I watched some videos of both Luigi and Leonel and I fell in love with them both. They're rrreeallllyyy cute. They looked really focused and happy talking away. Luigi is one of my favorite color mutations. He's a light green greywing? Chartreuse is one of my favorite colors and the color reminds me of that.​


StarlingWings said:


> I think that no matter how young you start, it still depends on the budgie.!

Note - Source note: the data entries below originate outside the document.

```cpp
template <typename T>
static int train_step_impl(oasr_ctx* c, const oasr_train_step_args& a, bool chunked, void* workspace, size_t workspace_bytes, void* stream) {
  const int B = a.B, S = a.S;
  const long Md = (long)B * S;
  Step<T> s(c, workspace, workspace_bytes, stream, B, S, a.text_len, true, a.xa ? STAGE_DEC : STAGE_ALL);
  auto& p = s.p;
  auto& r = s.r;
  hipStream_t st = r.st;
  r.mel_clip_max = a.mel_clip_max;
  const int64_t* ce_targets = a.targets;
  long ce_rows = Md;
  if (chunked) {
    long R = 0;
    RC(launch_build_span_tables(a.span_host, B, S, a.targets, PAD_ID, p.rows, p.span_dev, p.targets_phys, &R, st));
    OASR_REQUIRE(R > 0, "oasr_train_step: no position of the micro-batch carries gradient (every span is 0)");
    r.dec_rows = p.rows;
    r.dec_span = p.span_dev;
    r.dec_rows_bwd = R;
    r.dec_rows_fwd = a.span_forward == OASR_SPAN_FORWARD_ACTIVE ? R : 0;
    if (const int mode = span_side_streams()) RC(r.side_begin(mode));
    ce_targets = p.targets_phys;
    ce_rows = R;
  }
  if (a.xa) RC(copy_xa<T>(c, p.xa, a.xa, B, st));
  else RC(r.encoder_fwd(p, a.mel));
  RC(r.decoder_fwd(p, a.tokens));
  if (a.logits_out) RC(launch_logits_to_f32(p.logits, c->Vp, Md, c->V, a.logits_out, st));
  if (a.pred_out) RC(launch_argmax_rows(p.logits, c->Vp, c->V, Md, p.rows, p.span_dev, B, S, a.pred_out, st));
  RC(launch_count_valid(a.targets, Md, PAD_ID, c->V, p.n_valid, st));
  RC(launch_cross_entropy(p.logits, c->Vp, c->V, ce_targets, ce_rows, PAD_ID, a.loss_scale * a.inv_accum, p.n_valid, p.row_loss, 1, st));
  RC(launch_loss_reduce(p.row_loss, ce_rows, p.n_valid, a.inv_accum, a.loss_out, a.accumulate_loss, st));
  return train_backward<T>(c, r, p, a.tokens, B, S, a.seg_events);
}
extern "C" size_t oasr_sizeof_train_step_args(void) { return sizeof(oasr_train_step_args); }
extern "C" int oasr_train_step(oasr_ctx* c, const oasr_train_step_args* a, void* workspace, size_t workspace_bytes, void* stream) {
  RC(train_step_check(c, a, workspace, workspace_bytes));
  return OASR_BY_DTYPE(c, train_step_impl, c, *a, a->span_host && span_chunkable(c, a->B), workspace, workspace_bytes, stream);
}

template <typename T>
static int oasr_train_fwd_impl(oasr_ctx* c, const float* mel, const int64_t* tokens, const int32_t* text_len, int B, int S,
                               float* logits_out, void* workspace, size_t workspace_bytes, void* stream) {
  Step<T> s(c, workspace, workspace_bytes, stream, B, S, text_len, true);
  RC(s.r.encoder_fwd(s.p, mel));
  RC(s.r.decoder_fwd(s.p, tokens));
  return launch_logits_to_f32(s.p.logits, c->Vp, (long)B * S, c->V, logits_out, s.r.st);
}
template <typename T>
static int oasr_train_bwd_impl(oasr_ctx* c, const int64_t* tokens, const int32_t* text_len, const float* dlogits, int B, int S, void** ev,
                               void* workspace, size_t workspace_bytes, void* stream) {
  Step<T> s(c, workspace, workspace_bytes, stream, B, S, text_len, true);
  RC(launch_dlogits_from_f32(dlogits, c->V, (long)B * S, c->Vp, s.p.logits, s.r.st));
  return train_backward<T>(c, s.r, s.p, tokens, B, S, ev);
}
extern "C" int oasr_train_fwd(oasr_ctx* c, const float* mel, const int64_t* tokens, const int32_t* text_len, int B, int S, float* logits_out,
                              void* workspace, size_t workspace_bytes, void* stream) {
  RC(check_bound(c, true));
  OASR_REQUIRE(S > 0 && S <= c->S_max, "oasr_train_fwd: S=%d outside (0, n_text_ctx=%d]", S, c->S_max);
  OASR_REQUIRE(mel && tokens && text_len && logits_out && workspace && B > 0, "oasr_train_fwd: bad args");
  OASR_REQUIRE(workspace_bytes >= oasr_workspace_bytes(c, B, S, OASR_MODE_TRAIN), "oasr_train_fwd: workspace too small");
  return OASR_BY_DTYPE(c, oasr_train_fwd_impl, c, mel, tokens, text_len, B, S, logits_out, workspace, workspace_bytes, stream);
}
extern "C" int oasr_train_bwd(oasr_ctx* c, const int64_t* tokens, const int32_t* text_len, const float* dlogits, int B, int S, void** ev,
                              void* workspace, size_t workspace_bytes, void* stream) {
  RC(check_bound(c, true));
  OASR_REQUIRE(S > 0 && S <= c->S_max, "oasr_train_bwd: S=%d outside (0, n_text_ctx=%d]", S, c->S_max);
  OASR_REQUIRE(tokens && text_len && dlogits && workspace && B > 0, "oasr_train_bwd: bad args");
  OASR_REQUIRE(workspace_bytes >= oasr_workspace_bytes(c, B, S, OASR_MODE_TRAIN), "oasr_train_bwd: workspace too small");
  return OASR_BY_DTYPE(c, oasr_train_bwd_impl, c, tokens, text_len, dlogits, B, S, ev, workspace, workspace_bytes, stream);
}
// ... 68 lines not shown
```

### olmoasr_amd/csrc/fp32ref.hip

```cpp
#include <math.h>

#include "kernels.h"

namespace {

inline unsigned grid_for(long work_items, int per_block = 256, int cap = 4096) {
  long b = (work_items + per_block - 1) / per_block;
  if (b < 1) b = 1;
  if (b > cap) b = cap;
  return (unsigned)b;
}

__device__ __forceinline__ float gelu_exact(float x) { return 0.5f * x * (1.0f + erff(x * 0.70710678118654752f)); }
__device__ __forceinline__ float dgelu_exact(float x) {
  const float z = x * 0.70710678118654752f;
  const float cdf = x < 0.f ? 0.5f * erfcf(-z) : 0.5f * (1.0f + erff(z));
  return cdf + x * expf(-0.5f * x * x) * 0.3989422804014327f;
}

__device__ __forceinline__ float view_elem(const OperandViewF& v, long i, long j) {
  if (v.rpb) {
    const long b = i / v.rpb, t = i - b * v.rpb;
    if (j >= v.kvalid || (t == 0 && j < v.lead) || (t == v.rpb - 1 && j >= v.trail_from)) return 0.f;
    return v.ptr[b * v.bstride + t * v.ld - v.lead + j];
// ... 456 lines not shown
  if (rows <= 0) return OASR_OK;
  hipLaunchKernelGGL(ln_fwd_f32_kernel, dim3((unsigned)((rows + 3) / 4)), dim3(256), 0, s, x, gamma, beta, y, mean, rstd, rows, d);
  OASR_LAUNCH_CHECK();
  return OASR_OK;
}
int launch_layernorm_bwd(const float* dy, const float* x, const float* gamma, const float* mean, const float* rstd, const float* dres,
                         float* dx, float* dgamma, float* dbeta, float* dsum, long rows, int d, hipStream_t s) {
  OASR_REQUIRE(dy && x && gamma && mean && rstd && dx && d > 0 && d <= 64 * LN_MAXC, "layernorm_bwd(f32): bad args");
  if (rows <= 0) return OASR_OK;
  long nb = (rows + 3) / 4;
  if (nb > 512) nb = 512;
  const dim3 g((unsigned)nb);
  switch ((dgamma ? 1 : 0) | (dbeta ? 2 : 0)) {
    case 3: hipLaunchKernelGGL(ln_bwd_f32_kernel<3>, g, dim3(256), 0, s, dy, x, gamma, mean, rstd, dres, dx, dgamma, dbeta, dsum, rows, d); break;
    case 2: hipLaunchKernelGGL(ln_bwd_f32_kernel<2>, g, dim3(256), 0, s, dy, x, gamma, mean, rstd, dres, dx, dgamma, dbeta, dsum, rows, d); break;
    case 1: hipLaunchKernelGGL(ln_bwd_f32_kernel<1>, g, dim3(256), 0, s, dy, x, gamma, mean, rstd, dres, dx, dgamma, dbeta, dsum, rows, d); break;
    default: hipLaunchKernelGGL(ln_bwd_f32_kernel<0>, g, dim3(256), 0, s, dy, x, gamma, mean, rstd, dres, dx, dgamma, dbeta, dsum, rows, d); break;
  }
  OASR_LAUNCH_CHECK();
  return OASR_OK;
}

int launch_pack_conv_weight(const float* w, float* dst, int co, int ci, int ldk, hipStream_t s) {
  OASR_REQUIRE(w && dst && ldk >= 3 * ci, "pack_conv_weight(f32): bad args");
  hipLaunchKernelGGL(pack_conv_f32_kernel, dim3(grid_for((long)co * ldk)), dim3(256), 0, s, w, dst, co, ci, ldk);
  OASR_LAUNCH_CHECK();
  return OASR_OK;
}
int launch_mel_to_time_major(const float* mel, float* out, int B, int n_mels, int T, hipStream_t s, const float* clip_max) {
  OASR_REQUIRE(mel && out, "mel_to_time_major(f32): bad args");
  const long total = (long)B * T * n_mels;
  hipLaunchKernelGGL(mel_tm_f32_kernel, dim3(grid_for(total)), dim3(256), 0, s, mel, out, n_mels, T, total, clip_max);
  OASR_LAUNCH_CHECK();
  return OASR_OK;
}
int launch_embedding_fwd(const int64_t* tok, const float* E, const float* pos, float* x, int B, int S, int d, long n_embed, hipStream_t s,
                         const int32_t* rows_tab) {
  OASR_REQUIRE(tok && E && pos && x, "embedding_fwd(f32): bad args");
  const long total = (long)B * S * d;
  hipLaunchKernelGGL(embedding_fwd_f32_kernel, dim3(grid_for(total)), dim3(256), 0, s, tok, E, pos, x, S, d, total, n_embed, rows_tab);
  OASR_LAUNCH_CHECK();
  return OASR_OK;
}
int launch_embedding_bwd(const int64_t* tok, const float* dx, float* dE, float* dpos, int B, int S, int d, long pad_id, long n_embed,
                         hipStream_t s, const int32_t* rows_tab, const int32_t* span) {
  OASR_REQUIRE(tok && dx && (dE || dpos), "embedding_bwd(f32): bad args");
  hipLaunchKernelGGL(embedding_bwd_f32_kernel, dim3(S), dim3(256), 0, s, tok, dx, dE, dpos, B, S, d, pad_id, n_embed, rows_tab, span);
  OASR_LAUNCH_CHECK();
  return OASR_OK;
}
int launch_colsum_accum(const float* x, long ld, long M, int ncols, float* out, hipStream_t s) {
  OASR_REQUIRE(x && out && ncols > 0, "colsum(f32): bad args");
  if (M <= 0) return OASR_OK;
  long gy = M < 256 ? M : 256;
  hipLaunchKernelGGL(colsum_f32_kernel, dim3(cdiv(ncols, 256), (unsigned)gy), dim3(256), 0, s, x, ld, M, ncols, out);
  OASR_LAUNCH_CHECK();
  return OASR_OK;
}
int launch_conv2_col2im_dgelu(const float* dA, const float* u1, float* dpre1, int B, int T1, int d, hipStream_t s) {
  OASR_REQUIRE(dA && u1 && dpre1 && T1 % 2 == 0, "col2im(f32): bad args");
  const long total = (long)B * T1 * d;
  hipLaunchKernelGGL(col2im_dgelu_f32_kernel, dim3(grid_for(total)), dim3(256), 0, s, dA, u1, dpre1, T1, d, total);
  OASR_LAUNCH_CHECK();
  return OASR_OK;
}
int launch_dgelu_mul(const float* dy, const float* u, float* out, long n, hipStream_t s) {
  OASR_REQUIRE(dy && u && out, "dgelu_mul(f32): bad args");
  hipLaunchKernelGGL(dgelu_mul_f32_kernel, dim3(grid_for(n)), dim3(256), 0, s, dy, u, out, n);
  OASR_LAUNCH_CHECK();
  return OASR_OK;
}
int launch_dlogits_from_f32(const float* src, int V, long rows, long ld, float* dst, hipStream_t s) {
  OASR_REQUIRE(src && dst && V <= ld, "dlogits_from_f32(f32): bad args");
  const long total = rows * ld;
  hipLaunchKernelGGL(dlogits_copy_f32_kernel, dim3(grid_for(total)), dim3(256), 0, s, src, V, ld, dst, total);
  OASR_LAUNCH_CHECK();
  return OASR_OK;
}
int launch_logits_to_f32(const float* logits, long ld, long rows, int V, float* out, hipStream_t s) {
  const long total = rows * V;
  hipLaunchKernelGGL(logits_copy_f32_kernel, dim3(grid_for(total)), dim3(256), 0, s, logits, ld, V, out, total);
  OASR_LAUNCH_CHECK();
  return OASR_OK;
}
int launch_cross_entropy(float* logits, long ld, int V, const int64_t* targets, long rows, long ignore, float gscale,
                         const int32_t* n_valid_dev, float* row_loss, int write_grad, hipStream_t s) {
  OASR_REQUIRE(logits && targets && n_valid_dev && row_loss && V <= ld, "cross_entropy(f32): bad args");
  if (rows <= 0) return OASR_OK;
  hipLaunchKernelGGL(ce_f32_kernel, dim3((unsigned)rows), dim3(256), 0, s, logits, ld, V, targets, ignore, gscale, n_valid_dev, row_loss,
                     write_grad);
  OASR_LAUNCH_CHECK();
  return OASR_OK;
}
```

I'm really starting to see that. It's fascinating, and you just don't know until their personality unfolds.​


StarlingWings said:


> As a general rule, budgies learn to talk much better when they're younger. However, this only goes for budgies that choose to talk, and certainly not all do, or are as devoted. So, you have some birds who don't talk at all, some birds who pick up one or two words and stick to those, and then birds like Disco who know hundreds of words or phrases and derive pleasure from learning new words. :thumbsup:
> 
> I think you're doing all the right things, the tips above will definitely contribute to giving Biz ample resources to build his vocabulary up if he would like  It's very cool that he already is saying a few words!
> 
> Best of luck!


Thanks...! I was very surprised because I felt like he had a rocky start. He had scaly mites that had to be treated, I was a first time owner and was learning as I went along (instead of fully researching in advance; which is normally what I would have done but acquired him unexpectedly), he was older, etc.  So I wasn't necessarily expecting him to do that but he showed me otherwise.

I'll keep working with him and see where he goes with it. ... Do you have any idea what Aluz may have meant by this... _" by using the praise words as a reward during the regular taming sessions will be a plus "_ ... is there some sort of conditioning I need to do around praise words? That's the only part that confused me a bit.

thx......   :cobalt:

(p.s. Disco really is amazing. He is intriguingly motivated by learning new phrases. He loves it a lot. I also really enjoy how all budgies sound a bit different. Lots of different noises and different voices.)


----------



## StarlingWings

Aluz meant that budgies who are bonded to us will feel the same fulfillment that children and other people do when we use our voices to praise their actions. When taming or training a bird, using a happy, positive voice when they do something desirable is a great way to increase their confidence and help them learn the new behaviour :thumbsup: 

My girl has gotten to the point where she doesn't need treats to do something, if she's in a good mood and knows it makes me happy, she'll do it.


----------



## BlueBirdNYC

StarlingWings said:


> Aluz meant that budgies who are bonded to us will feel the same fulfillment that children and other people do when we use our voices to praise their actions. When taming or training a bird, using a happy, positive voice when they do something desirable is a great way to increase their confidence and help them learn the new behaviour :thumbsup:
> 
> My girl has gotten to the point where she doesn't need treats to do something, if she's in a good mood and knows it makes me happy, she'll do it.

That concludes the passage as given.